[External] Re: [openhpc-users] xcat efi stateful on instdisk=nvme0n1 stuck at "Generate the repository for the installation" #pxe #openhpc

Miroslav Hodak <mhodak@...>



I have been following this issue and glad you got this resolved. As you said, the partitionfile is what fixed it and now you are using it correctly.


Not sure what was your issue, do not be confused by messages “Found /dev/sdk, generating partition file”, these messages do not mean that the drives will actually be used.


Miro Hodak, PhD

HPC & AI Developer

Lenovo United States


From: OpenHPC-users@groups.io <OpenHPC-users@groups.io> On Behalf Of jesse.stacey@...
Sent: Thursday, September 19, 2019 2:29 PM
To: OpenHPC-users@groups.io
Subject: [External] Re: [openhpc-users] xcat efi stateful on instdisk=nvme0n1 stuck at "Generate the repository for the installation" #openhpc #pxe


hmm not much interest in this thread, but for completion and anyone that prefers to go the OpenHPC / xCat stateful route, I will show what happened with this finally.

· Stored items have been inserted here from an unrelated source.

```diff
+  float bias2 = 0.0f, bias3 = 0.0f;
+  const bool tail = wave < 4 && n0 + 16 * wave < Fp;
+  if (wave >= 8) {
+    const float* p = w2t + 16 * (wave - 8) + fr;
+#pragma unroll
+    for (int i = 0; i < 16; i++) w2r[i] = p[(16 * (i >> 2) + 4 * fk + (i & 3)) * 128];
+    if (fk == 3) bias2 = b2[16 * (wave - 8) + fr];
+  } else if (tail) {
+    const float* p = w3t + n0 + 16 * wave + fr;
+#pragma unroll
+    for (int i = 0; i < 32; i++) w3r[i] = p[(int64_t)(16 * (i >> 2) + 4 * fk + (i & 3)) * Fp];
+    if (fk == 3) bias3 = b3[n0 + 16 * wave + fr];
+  }
+  __syncthreads();
+  {
+    const int r = e >> 6, n = e & 63;
+    float acc = 0.0f;
+    if (e < 13 * 64) {
+#pragma unroll 16
+      for (int i = 0; i < 64; i++) acc = fmaf(s_w[r * 64 + i], s_t[i * 64 + n], acc);
+      if (blockIdx.x == 0) {
+        if (r < 12) outf[(int64_t)b * 1024 + ((((n >> 4) * 64 + ((r >> 2) & 3) * 16 + (n & 15)) << 2) + (r & 3))] = acc;
+        else outb[(int64_t)b * 64 + n] = acc;
+      }
+    }
+    s_u[r * kColP1 + n] = acc;
+  }
+  __syncthreads();
+  if (wave >= 8) {
+    f32x4 v = {bias2, 0.f, 0.f, 0.f};
+#pragma unroll
+    for (int g = 0; g < 4; g++) {
+      const f32x4 a = *reinterpret_cast<const f32x4*>(s_u + fr * kColP1 + 16 * g + 4 * fk);
+#pragma unroll
+      for (int s = 0; s < 4; s++) v = __builtin_amdgcn_mfma_f32_16x16x4f32(a[s], w2r[4 * g + s], v, 0, 0, 0);
+    }
+#pragma unroll
+    for (int r = 0; r < 4; r++) s_v[(4 * fk + r) * kColP2 + 16 * (wave - 8) + fr] = v[r];
+  }
+  __syncthreads();
+  if (tail) {
+    f32x4 v0 = {bias3, 0.f, 0.f, 0.f}, v1 = {0.f, 0.f, 0.f, 0.f};
+#pragma unroll
+    for (int g = 0; g < 8; g += 2) {
+      const f32x4 a0 = *reinterpret_cast<const f32x4*>(s_v + fr * kColP2 + 16 * g + 4 * fk);
+      const f32x4 a1 = *reinterpret_cast<const f32x4*>(s_v + fr * kColP2 + 16 * (g + 1) + 4 * fk);
+#pragma unroll
+      for (int s = 0; s < 4; s++) {
+        v0 = __builtin_amdgcn_mfma_f32_16x16x4f32(a0[s], w3r[4 * g + s], v0, 0, 0, 0);
+        v1 = __builtin_amdgcn_mfma_f32_16x16x4f32(a1[s], w3r[4 * (g + 1) + s], v1, 0, 0, 0);
+      }
+    }
+    f32x4 v = v0 + v1;
+    const int n = n0 + 16 * wave + fr;
+    if (fk == 3) {
+      bc[(int64_t)b * Fp + n] = v[0];
+      v = f32x4{0.f, 0.f, 0.f, 0.f};
+    }
+    reinterpret_cast<f32x4*>(wcf + (int64_t)b * 16 * Fp)[(n >> 4) * 64 + lane] = v;
+  }
+}
+#endif
+
 __global__ void __launch_bounds__(256) k_pn_head3(const float* __restrict__ h2, int ld_h, const float* __restrict__ W3,
                                                   const float* __restrict__ b3, const float* __restrict__ basis,
                                                   float* __restrict__ t1_out, float* __restrict__ w1f, int K, int kin,
@@ -1502,6 +1592,18 @@
       (uintptr_t)t2 % 16)
     return -20;
   k_pn_fold_t2<<<batch, 1024, 0, (hipStream_t)stream>>>(w1f, w1_stride, b1, t2, t2_ld, outf, outb);
+  return hipGetLastError() == hipSuccess ? 0 : -21;
+}
+
+int ndnet_pn_fold_t2_collapse_run(const float* w1f, int w1_stride, const float* b1, const float* t2, int t2_ld,
+                                  const float* w2t, const float* b2, const float* w3t, const float* b3, int Fp,
+                                  float* outf, float* outb, float* wcf, float* bc, int batch, void* stream) {
+  if (!w1f || !b1 || !t2 || !w2t || !b2 || !w3t || !b3 || !outf || !outb || !wcf || !bc || batch <= 0 ||
+      batch > 65535 || w1_stride < 1024 || t2_ld < 4096 || t2_ld % 4 || Fp <= 0 || Fp % 16 ||
+      ((uintptr_t)t2 | (uintptr_t)wcf) % 16)
+    return -20;
+  k_pn_fold_t2_collapse<<<dim3((Fp + 63) / 64, batch), 1024, 0, (hipStream_t)stream>>>(
+      w1f, w1_stride, b1, t2, t2_ld, w2t, b2, w3t, b3, Fp, outf, outb, wcf, bc);
   return hipGetLastError() == hipSuccess ? 0 : -21;
 }
 
diff --git a/ndt-net_amd/ndnet/_lib.py b/ndt-net_amd/ndnet/_lib.py
--- a/ndt-net_amd/ndnet/_lib.py
+++ b/ndt-net_amd/ndnet/_lib.py
@@ -160,6 +160,7 @@
     "ndnet_pn_cls_head_run": (_I, [_P, _I, _P, _P, _P, _I, _P, _I, _I, _I, _I, _I, _P, ctypes.c_int64, _P]),
     "ndnet_pn_head3_run": (_I, [_P, _I, _P, _P, _P, _P, _P, _I, _I, _I, _I, _P]),
     "ndnet_pn_fold_t2_run": (_I, [_P, _I, _P, _P, _I, _P, _P, _I, _P]),
+    "ndnet_pn_fold_t2_collapse_run": (_I, [_P, _I, _P, _P, _I, _P, _P, _P, _P, _I, _P, _P, _P, _P, _I, _P]),
     "ndnet_pn_fold_prepare": (_I, [_P, _I, ctypes.POINTER(ctypes.c_int64)]),
     "ndnet_pn_fold_run": (_I, [_P, _I, ctypes.c_int64, _P]),
 }
diff --git a/ndt-net_amd/ndnet/models/pointnet_hip.py b/ndt-net_amd/ndnet/models/pointnet_hip.py
--- a/ndt-net_amd/ndnet/models/pointnet_hip.py
+++ b/ndt-net_amd/ndnet/models/pointnet_hip.py
@@ -449,6 +449,8 @@
         self.b1t2 = torch.empty((B, 64), **f32)
         self.w1f = None if W.baseline else torch.empty((B, 16 * 64), **f32)
         self.w1t2f = torch.zeros((B, 16 * 64), **f32)
+        self.wCf = torch.zeros((B, 16 * Fp), **f32)
+        self.bC = torch.zeros((B, Fp), **f32)
         if W.baseline:
             self.xt = torch.zeros((B, N, 4), **f32)
             self.pts = None
@@ -475,10 +477,14 @@
 
         L1 = shared((W.c1T16, W.c1b)) if W.baseline else (self.w1f, self.w1f.stride(0), W.c1b, 16, 64)
         LC = (self.w1t2f, self.w1t2f.stride(0), self.b1t2, 16, 64) if FOLD_T2_KERNEL and not W.baseline else L1
+        if collapse_c(W, mode):
+            chain_c = [(self.wCf, self.wCf.stride(0), self.bC, 16, self.bC.shape[1])]
+        else:
+            chain_c = [LC, shared(W.C_mid), shared(W.C_tail)]
         layers = [
             [shared(x) for x in W.A],
             [L1] + [shared(x) for x in W.B_tail],
-            [LC, shared(W.C_mid), shared(W.C_tail)],
+            chain_c,
         ]
         if W.seg:
             layers.append([(self.w1t2f, self.w1t2f.stride(0), self.b1t2, 16, 64), shared((W.s1aT, self.cvec))] +
@@ -542,6 +548,13 @@
 
 
 FOLD_T2_KERNEL = os.environ.get("NDNET_PN_FOLD_T2", "kernel") == "kernel"
+COLLAPSE_C = os.environ.get("NDNET_PN_COLLAPSE_C", "1") != "0"
+
+
+def collapse_c(W, mode: str) -> bool:
+    return COLLAPSE_C and FOLD_T2_KERNEL and not W.baseline and mode in ("x6", "fp32")
+
+
 HEAD3_IN_CHAIN = os.environ.get("NDNET_PN_HEAD3", "chain") == "chain"
 
 FC_MFMA = os.environ.get("NDNET_PN_FC", "mfma") == "mfma"
@@ -597,7 +610,13 @@
         fc(ws.g2, t["f1"], t["c1"], ws.h1, True)
         fc(ws.h1, t["f2"], t["c2"], ws.h2, True)
         fc(ws.h2, t["f3"], t["c3"], ws.t2, False)
-        if FOLD_T2_KERNEL and not W.baseline:
+        if collapse_c(W, ws.mode):
+            rc = _lib.lib().ndnet_pn_fold_t2_collapse_run(
+                ws.w1f.data_ptr(), ws.w1f.stride(0), W.c1b.data_ptr(), ws.t2.data_ptr(), ws.t2.stride(0),
+                W.C_mid[0].data_ptr(), W.C_mid[1].data_ptr(), W.C_tail[0].data_ptr(), W.C_tail[1].data_ptr(),
+                ws.bC.shape[1], ws.w1t2f.data_ptr(), ws.b1t2.data_ptr(), ws.wCf.data_ptr(), ws.bC.data_ptr(), B, st())
+            _lib.check(rc, "ndnet_pn_fold_t2_collapse_run")
+        elif FOLD_T2_KERNEL and not W.baseline:
             rc = _lib.lib().ndnet_pn_fold_t2_run(ws.w1f.data_ptr(), ws.w1f.stride(0), W.c1b.data_ptr(),
                                                  ws.t2.data_ptr(), ws.t2.stride(0), ws.w1t2f.data_ptr(),
                                                  ws.b1t2.data_ptr(), B, st())
```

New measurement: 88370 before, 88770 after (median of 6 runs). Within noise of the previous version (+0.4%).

First of all, the NEXTSERVER line might be the cause of some issues since it is grepping through output that is subject to change, but the real issue was my partitionfile.
Debian/Ubuntu uses a partitionfile.sh script while RHEL / Centos prefers to use a kickstart formatted partitionfile. I just went to a functional node that already kickstarted properly, and grabbed the partitioning from /root/anaconda-ks.cfg. It looks like this:

part swap --fstype="swap" --ondisk=nvme0n1 --size=4096
part /boot --fstype="xfs" --ondisk=nvme0n1 --size=512
part / --fstype="xfs" --ondisk=nvme0n1 --size=911056
part /boot/efi --fstype="efi" --ondisk=nvme0n1 --size=50 --fsoptions="defaults,uid=0,gid=0,umask=0077,shortname=winnt"

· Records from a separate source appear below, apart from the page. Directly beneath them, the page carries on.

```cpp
comic_attn_desc attn_desc(const comic_decoder_desc* d, int rows) {
  comic_attn_desc a;
  a.B = rows; a.M = d->M; a.D = d->D; a.H = d->H; a.Cv = d->Cv;
  a.method = d->method; a.prob = d->prob; a.tied = d->fm_projection == 2;
  return a;
}

int memory_projections(const comic_decoder_desc* d, const comic_decoder_params* p, const float* fm, int rows,
                       float* keys, float* values_buf, const float** values, hipStream_t st) {
  RC(gemm_big(fm, p->W_m, keys, nullptr, rows * d->M, d->D, d->C, d->C, d->D, d->D, 0, 0, 0.f, st));
  if (d->fm_projection == 2) {
    *values = keys;
  } else if (d->fm_projection == 1) {
    RC(gemm_big(fm, p->W_v, values_buf, nullptr, rows * d->M, d->D, d->C, d->C, d->D, d->D, 0, 0, 0.f, st));
    *values = values_buf;
  } else {
    *values = fm;
  }
  return 0;
}

struct InitBufs {
  float *x, *xh, *g, *gates, *c_new;
  float *lnx = nullptr, *lnr = nullptr;
};

int rnn_init_fwd(const comic_decoder_desc* d, const comic_decoder_params* p, const float* im_embed, int rows,
                 const float* mask_init, InitBufs& ib, float* c0, float* h0, hipStream_t st) {
  const int D = d->D, EA = d->E + d->A;
  if (d->init_method == 1) {
    RC(gemm(im_embed, p->W_init, h0, nullptr, rows, D, d->Cg, d->Cg, D, D, 0, 0, 0.f, st));
// ... 1655 lines not shown
```

### comic-compact-image-captioning-with-attention_amd/csrc/gemm_group.h

```cpp
#pragma once
#include "common.h"

constexpr int kGemmGroupMax = 20;
enum { COMIC_GG_TN = 0, COMIC_GG_NN = 1, COMIC_GG_NT = 2 };

struct ComicGemmProb {
  const float* A;
  const float* B;
  float* C;
  const float* bias;
  const float* mask;
  int M, N, K, lda, ldb, ldc, ld_mask;
  float alpha, beta;
  float keep;
  int type;
  int ones_a;
  int tiles_m, tiles_n, S, k_per_slice, wg_begin;
  int slab_tile0;
  int ticket0;
};

struct ComicGemmGroup {
  ComicGemmProb p[kGemmGroupMax];
  int n;
  float* slab;
  unsigned* tickets;
  int xcd_chunk;
};

int comic_gemm_group_plan(ComicGemmGroup& g, int target_items, int64_t* slab_bytes, int* n_tickets);
constexpr int kGemmGroupTargetItems = 640;
int comic_gemm_group_launch(const ComicGemmGroup& g, int n_wg, hipStream_t st, int form = 0);
```

### comic-compact-image-captioning-with-attention_amd/csrc/gemm_group.hip

```cpp
#include <algorithm>

#include "gemm_group.h"
#include "gemm_x3_dev.h"

namespace {

constexpr int GB = 128;
constexpr int kGemmGroupSlots = 512;
constexpr int kItemOverhead = 6;
constexpr int kSc1 = 16;
typedef __attribute__((ext_vector_type(4))) unsigned gg_u32x4_t;

__device__ __forceinline__ __amdgpu_buffer_rsrc_t gg_rsrc(const void* p, long bytes) {
  return __builtin_amdgcn_make_buffer_rsrc((void*)p, 0, (int)bytes, 0x00020000);
}
__device__ __forceinline__ float4 gg_load16_sc1(__amdgpu_buffer_rsrc_t r, unsigned off) {
  const gg_u32x4_t v = __builtin_amdgcn_raw_buffer_load_b128(r, (int)off, 0, kSc1);
  return make_float4(__uint_as_float(v.x), __uint_as_float(v.y), __uint_as_float(v.z), __uint_as_float(v.w));
}
__device__ __forceinline__ void gg_store16_sc1(__amdgpu_buffer_rsrc_t r, unsigned off, float4 v) {
  const gg_u32x4_t u = {__float_as_uint(v.x), __float_as_uint(v.y), __float_as_uint(v.z), __float_as_uint(v.w)};
  __builtin_amdgcn_raw_buffer_store_b128(u, r, (int)off, 0, kSc1);
}

constexpr int kGroupLds = 4 * (X3Tile<GB, true>::BYTES + X3Tile<GB, true>::BYTES);
static_assert(X3Tile<GB, true>::BYTES >= X3Tile<GB, false>::BYTES, "LDS of the k-contiguous form bounds the others");
constexpr int kGroupLdsPc = 2 * 2 * (X3TilePc<GB, false>::BYTES + X3TilePc<GB, false>::BYTES);
static_assert(X3TilePc<GB, false>::BYTES >= X3TilePc<GB, true>::BYTES, "LDS of the row-contiguous form bounds the others");

__device__ __forceinline__ void gg_emit(const ComicGemmProb& p, int m, int n, float4 a) {
  if (m >= p.M || n >= p.N) return;
  const int nv = min(4, p.N - n);
  float v[4] = {a.x * p.alpha, a.y * p.alpha, a.z * p.alpha, a.w * p.alpha};
  float* cp = p.C + (size_t)m * p.ldc + n;
#pragma unroll
  for (int q = 0; q < 4; ++q) {
    if (q >= nv) break;
    if (p.bias) v[q] += p.bias[n + q];
    if (p.mask) v[q] = (v[q] / p.keep) * p.mask[(size_t)m * p.ld_mask + n + q];
    if (p.beta != 0.f) v[q] += p.beta * cp[q];
  }
  if (nv == 4 && (p.ldc % 4 == 0) && (((uintptr_t)p.C & 15) == 0)) {
    *(float4*)cp = make_float4(v[0], v[1], v[2], v[3]);
  } else {
#pragma unroll
    for (int q = 0; q < 4; ++q)
      if (q < nv) cp[q] = v[q];
  }
}

template <int FORM>
__global__ __launch_bounds__(FORM == 1 ? 256 : 512)
#if defined(__HIP_DEVICE_COMPILE__)
__attribute__((amdgpu_waves_per_eu(FORM == 3 ? 4 : 1, FORM == 3 ? 4 : 2)))
#endif
void gemm_group_x3_kernel(ComicGemmGroup g) {
  constexpr bool PC = FORM != 1;
  constexpr int NT = PC ? 512 : 256;
  constexpr int LDS = PC ? kGroupLdsPc : kGroupLds;
  extern __shared__ __attribute__((aligned(16))) unsigned char smem[];
  int bid = blockIdx.x;
  if (g.xcd_chunk > 0 && bid < g.xcd_chunk * 8) bid = (bid & 7) * g.xcd_chunk + (bid >> 3);
  volatile unsigned* s_last = (volatile unsigned*)(smem + LDS - 16);
  int pi = 0;
#pragma unroll 1
  for (int i = 1; i < g.n; ++i)
    if (bid >= g.p[i].wg_begin) pi = i;
  const ComicGemmProb& p = g.p[pi];
  const int local = bid - p.wg_begin;
  const int S = p.S, ntiles = p.tiles_m * p.tiles_n;
  const int slice = local / ntiles, tl = local - slice * ntiles;
  constexpr int PW = 8;
  const int panel = tl / (p.tiles_m * PW), rem = tl - panel * p.tiles_m * PW;
  const int pw = min(PW, p.tiles_n - panel * PW);
  const int mt = rem / pw, nt = panel * PW + rem % pw;
  const int tile = mt * p.tiles_n + nt;
  const int m0 = mt * GB, n0 = nt * GB;
  const int kbeg = S > 1 ? slice * p.k_per_slice : 0;
  const int kend = S > 1 ? min(p.K, kbeg + p.k_per_slice) : p.K;
  const int tid = threadIdx.x, lane = tid & 63, wave = tid >> 6;
  const int wm = wave >> 1, wn = wave & 1;

  const long tile_id = (long)p.ticket0 + tile;
  const __amdgpu_buffer_rsrc_t sr = gg_rsrc(g.slab + ((long)p.slab_tile0 + (long)tile * S) * (GB * GB), (long)S * GB * GB * 4);
  const unsigned sbase = (unsigned)slice * (GB * GB * 4);
  if (p.ones_a) {
    constexpr int KG = 8;
    float4* red = (float4*)smem;
    const int cg = tid & 31, kg = tid >> 5, n = n0 + 4 * cg;
    const bool vec = (p.ldb % 4 == 0) && (((uintptr_t)p.B & 15) == 0);
    float4 sm = make_float4(0.f, 0.f, 0.f, 0.f);
    if (n < p.N && kg < KG)
      for (int k = kbeg + kg; k < kend; k += KG) {
        const float4 v = load4(p.B + (size_t)k * p.ldb + n, p.N - n, vec);
        sm.x += v.x; sm.y += v.y; sm.z += v.z; sm.w += v.w;
      }
    if (kg < KG) red[kg * 32 + cg] = sm;
    __syncthreads();
    if (tid < 32) {
      float4 tot = red[cg];
#pragma unroll
      for (int k = 1; k < KG; ++k) {
        const float4 v = red[k * 32 + cg];
        tot.x += v.x; tot.y += v.y; tot.z += v.z; tot.w += v.w;
      }
      if (S == 1) gg_emit(p, 0, n, tot);
      else gg_store16_sc1(sr, sbase + (unsigned)cg * 16u, tot);
    }
    if (S == 1) return;
  } else {
    f32x4_t acc[4][4];
    if constexpr (PC) {
      constexpr int DEPTH = FORM == 3 ? 2 : 4;
      if (p.type == COMIC_GG_TN) x3_mainloop_pc<false, false, DEPTH>(p.A, p.B, p.M, p.N, p.lda, p.ldb, m0, n0, kbeg, kend, smem, acc);
      else if (p.type == COMIC_GG_NN) x3_mainloop_pc<true, false, DEPTH>(p.A, p.B, p.M, p.N, p.lda, p.ldb, m0, n0, kbeg, kend, smem, acc);
      else x3_mainloop_pc<true, true, DEPTH>(p.A, p.B, p.M, p.N, p.lda, p.ldb, m0, n0, kbeg, kend, smem, acc);
    } else {
      if (p.type == COMIC_GG_TN)
        x3_mainloop<GB, false, false, GB>(p.A, p.B, p.M, p.N, p.lda, p.ldb, m0, n0, kbeg, kend, smem, acc);
      else if (p.type == COMIC_GG_NN)
        x3_mainloop<GB, true, false, GB>(p.A, p.B, p.M, p.N, p.lda, p.ldb, m0, n0, kbeg, kend, smem, acc);
      else
        x3_mainloop<GB, true, true, GB>(p.A, p.B, p.M, p.N, p.lda, p.ldb, m0, n0, kbeg, kend, smem, acc);
    }
    const bool owner = wave < 4;
    if (S == 1) {
      if (owner)
#pragma unroll
      for (int i = 0; i < 4; ++i)
#pragma unroll
        for (int j = 0; j < 4; ++j)
          gg_emit(p, m0 + wm * 64 + j * 16 + (lane & 15), n0 + wn * 64 + i * 16 + (lane >> 4) * 4,
                  make_float4(acc[i][j][0], acc[i][j][1], acc[i][j][2], acc[i][j][3]));
      return;
    }
    if (owner)
#pragma unroll
    for (int i = 0; i < 4; ++i)
#pragma unroll
      for (int j = 0; j < 4; ++j) {
        const int ml = wm * 64 + j * 16 + (lane & 15), nl = wn * 64 + i * 16 + (lane >> 4) * 4;
        gg_store16_sc1(sr, sbase + (unsigned)(ml * GB + nl) * 4u, make_float4(acc[i][j][0], acc[i][j][1], acc[i][j][2], acc[i][j][3]));
      }
  }
  asm volatile("s_waitcnt vmcnt(0)" ::: "memory");
  __syncthreads();
  if (tid == 0) {
    const unsigned t = __hip_atomic_fetch_add(g.tickets + tile_id, 1u, __ATOMIC_RELAXED, __HIP_MEMORY_SCOPE_AGENT);
    *s_last = (t == (unsigned)(S - 1)) ? 1u : 0u;
    if (t == (unsigned)(S - 1)) __hip_atomic_store(g.tickets + tile_id, 0u, __ATOMIC_RELAXED, __HIP_MEMORY_SCOPE_AGENT);
  }
  __syncthreads();
  if (!*s_last) return;
  const int n_chunks = p.ones_a ? 1 : (GB * GB / 4) / NT;
#pragma unroll 1
  for (int c = 0; c < n_chunks; c += 4) {
    float4 sum[4];
#pragma unroll
    for (int u = 0; u < 4; ++u) sum[u] = make_float4(0.f, 0.f, 0.f, 0.f);
#pragma unroll 1
    for (int s = 0; s < S; ++s) {
      float4 v[4];
#pragma unroll
      for (int u = 0; u < 4; ++u) v[u] = gg_load16_sc1(sr, (unsigned)s * (GB * GB * 4) + (unsigned)(tid + NT * (c + u)) * 16u);
#pragma unroll
      for (int u = 0; u < 4; ++u) {
        sum[u].x += v[u].x; sum[u].y += v[u].y; sum[u].z += v[u].z; sum[u].w += v[u].w;
      }
    }
#pragma unroll
    for (int u = 0; u < 4; ++u) {
      const int idx4 = tid + NT * (c + u);
      if (!p.ones_a || idx4 < GB / 4) gg_emit(p, m0 + idx4 / (GB / 4), n0 + (idx4 % (GB / 4)) * 4, sum[u]);
    }
  }
}


}
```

I saved this to /install/custom/my-partitions and attached it to the install image with: 

chdef -t osimage centos7.6-x86_64-install-compute -p partitionfile=/install/custom/my-partitions

Then regenerate the xcat file for the node(s): 

nodeset compute osimage=centos7.6-x86_64-install-compute

This regenerates the files inside /install/autoinst . You can empty this folder before issuing nodeset to make sure they are regenerated.

Then tell xcat to reboot the node(s) for reinstall :

rsetboot compute net
rpower compute boot

If you do tail on the xcat log (or ssh to the node being installed), just ignore the Found /dev/sdx , it should use the drive you specified in the partitionfile for your osimage regardless:

For a more verbose output of whats happening during the xcat kickstart, use xcatprobe before flagging the node(s) for reinstall. I usually do this from a screen tty session, and make sure you set xcatdebugmode=2 :

Thats it. I would have loved to continue using warewulf, it just gives so many headaches for anyone wanting to use use nvme boot drives in stateful, I had no choice but to go with xcat.